Mit "Das Leben in einem Tag" kehrt der Regisseur auch zu seinen Wurzeln, dem Genre des Dokumentarfilms, zurück. Im Jahr 2000 gewann er für die Dokumentation "Ein Tag im September" einen Oscar, seit einigen Jahren drehte er nur noch Spielfilme. Das neue Projekt hat Macdonald auf Anregung von YouTube entwickelt, zusammen mit Ridley Scott. Das Vorhaben sei rein künstlerisch inspiriert, sagte Macdonald der "Frankfurter Allgemeinen Zeitung": "Wir verfolgen keinerlei kommerzielle Ziele und erwarten keinen Kassenerfolg."

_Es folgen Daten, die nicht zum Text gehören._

+      for (int k = 0; k < 2; ++k) {
+        uint64_t rw[4];
+        store_fe(rw, rr[k]);
+        observe(observe_user, round + k, rw);
+      }
+    return SP_OK;
+  };
+  const size_t q0 = A->len / 4;
+  const bool two_round_start = !stopped && !reduce && rounds >= 3 && q0 >= STREAM_MIN_Q && q0 % 4096 == 0 && sp::eff_lo(A) == A->len / 2 &&
+                               sp::eff_lo(B) == B->len / 2 && sp::eff_hi(A) <= q0 && sp::eff_hi(B) <= q0;
   for (size_t round = 0; round < rounds; ++round) {
     const size_t half = A->len / 2, len_now = A->len;
     const double tr0 = round_trace() ? now_us() : 0;
+    if (round == 0 && two_round_start) {
+      const size_t q = q0, hiA = sp::eff_hi(A), hiB = sp::eff_hi(B);
+      const size_t eblocks = q / (256 * (size_t)spk::TWO_ROUNDS_PPT);
+      spk::LazyOut ep = lazy_out(c, reinterpret_cast<spk::lazy9_t*>(c->d_scratch), eblocks, 2, nullptr, next_seq(c));
+      ep.tickets = nullptr;
+      if (ep.nslots > 16) ep.nslots = 16;
+      c->timed("eval_quad", 128ull * q + 32ull * (hiA + hiB), [&] {
+        hipLaunchKernelGGL(spk::k_eval_quad_stream_two_rounds, dim3((unsigned)eblocks), dim3(256), 0, c->stream, A->d, B->d, q, hiA, hiB, ep);
+      });
+      sum_lazy_launch(c, ep, eblocks, 6);
+      fe_t S6[6];
+      if ((rc = reduce_partials_wait(c, 2, S6, false, 3))) return rc;
+      const fe_t S8[8] = {S6[0], S6[1], S6[2], S6[1], S6[3], S6[4], S6[5], S6[3]};
+      const unsigned seq0 = c->result_seq;
+      rc = two_rounds(
+          round, S8, [](int, const fe_t&) {},
+          [&](const fe_t* rr) {
+            const fe_t one = fe_one<S>(), omr0 = fe_sub<S>(one, rr[0]);
+            const fe_t omr1 = fe_sub<S>(one, rr[1]), c0 = fe_mul<S>(omr0, omr1), c1 = fe_mul<S>(omr0, rr[1]), c2 = fe_mul<S>(rr[0], omr1);
+            next_seq(c);
+            const spk::LazyOut lp = lazy_out(c, reinterpret_cast<spk::lazy9_t*>(c->d_scratch), q / 512, 2, nullptr, next_seq(c));
+            c->timed("bind_stream_quad_sparse", 96ull * q * 2, [&] {
+              hipLaunchKernelGGL(spk::k_bind2_eval_quad_stream_sparse, dim3((unsigned)(q / 512)), dim3(256), 0, c->stream, A->d, B->d, q, c0, c1, c2, hiA, hiB, lp);
+            });
+            sum_lazy_launch(c, lp, q / 512);
+            for (int k = 0; k < 2; ++k) {
+              sp::after_bind(A);
+              sp::after_bind(B);
+            }
+            have_sums = true;
+            last_answered = seq0 + 1;
+          });
+      if (rc) return rc;
+      if (round_trace()) fprintf(stderr, "quad rounds %2zu+%2zu len %8zu tail 0 start wait+host %7.1f us\n", round, round + 1, len_now, now_us() - tr0);
+      ++round;
+      continue;
+    }
     fe_t sums[2] = {fe_zero(), fe_zero()};
     bool waiting = have_sums;
     if (!have_sums && !host_mode) {
@@ -1613,45 +1692,21 @@
         int hrc = reduce(reduce_user, reinterpret_cast<uint64_t*>(S8), 8);
         if (hrc) return fail(hrc, "prove_quad: the reduce hook failed");
       }
-      fe_t rr[2];
-      for (int half2 = 0; half2 < 2; ++half2) {
-        fe_t e0, tinf;
-        if (half2 == 0) {
-          e0 = fe_add<S>(S8[0], S8[1]);
-          tinf = fe_add<S>(S8[2], S8[3]);
-        } else {
-          const fe_t r = rr[0];
-          e0 = fe_add<S>(S8[0], fe_mul<S>(r, fe_add<S>(fe_sub<S>(fe_sub<S>(S8[4], S8[0]), S8[2]), fe_mul<S>(r, S8[2]))));
-          tinf = fe_add<S>(S8[5], fe_mul<S>(r, fe_add<S>(fe_sub<S>(fe_sub<S>(S8[7], S8[5]), S8[6]), fe_mul<S>(r, S8[6]))));
-        }
-        UniPoly poly;
-        poly.n = 3;
-        poly.c[0] = e0;
-        poly.c[1] = fe_sub<S>(fe_sub<S>(claim, fe_dbl<S>(e0)), tinf);
-        poly.c[2] = tinf;
-        absorb_poly(tr->t, poly);
-        if (!tr->t.squeeze<S>(lbl_c, 1, &rr[half2])) return fail(SP_ERR_INTERNAL_TRANSCRIPT, "transcript round counter overflow");
-        tail_post_challenge(c, rr[half2], wait_seq + half2);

Seine Premiere soll der Film Ende Januar auf dem renommierten Sundance Film Festival im US-Bundesstaat Utah feiern. Auf dem begannen schon Quentin Tarantino und Jim Jarmusch ihre Karrieren. Auch für einige Koregisseure von "Das Leben in einem Tag" könnte das Festival ihr Leben verändern. Scott und Macdonald wollen nämlich die Filmemacher der 20 besten Einsendungen nach Utah einladen. Für John Cooper, Direktor des Sundance Film Festivals, ist "Das Leben in einem Tag" auch ein Risikofaktor, wie er auf YouTube erklärt. Noch nie wurde ein Film schon vor seiner Entstehung für die Teilnahme nominiert.

Den 24. Juli haben Scott und Macdonald bewusst als Termin für das Selbstporträt der Welt gewählt. Im Englischen steht die Zahlenkombination 24/7 für Öffnungszeiten rund um die Uhr. Zudem hätten die Menschen an einem Sonnabend mehr Zeit für eine solche Aktion als an anderen Wochentagen, hofft Macdonald.

Sein großes Ziel ist es, dass sein Porträt der Welt auch wirklich ein Porträt der Welt und nicht nur der Menschen mit Videokamera und Internetzugang wird. Deshalb lässt er über lokal organisierte Hilfsorganisationen in mehreren afrikanischen Staaten und Ländern wie Papua-Neuguinea und Bolivien fünfhundert Digitalkameras verteilen. Die Filmemacher müssen die Kameras nach dem Dreh zurückgegeben, damit möglichst viele Menschen filmen können. Die Speicherchips werden von den Helfern dann nach London geschickt. Jeder, dessen Filmschnipsel in "Das Leben in einem Tag" verwendet wird, taucht namentlich als Koregisseur im Abspann auf. "Wenn man dann in der Zukunft den Film sieht, wird man wie in einer Zeitkapsel darüber informiert, wie es war, am 24. Juli 2010 zu leben", sagt Macdonald.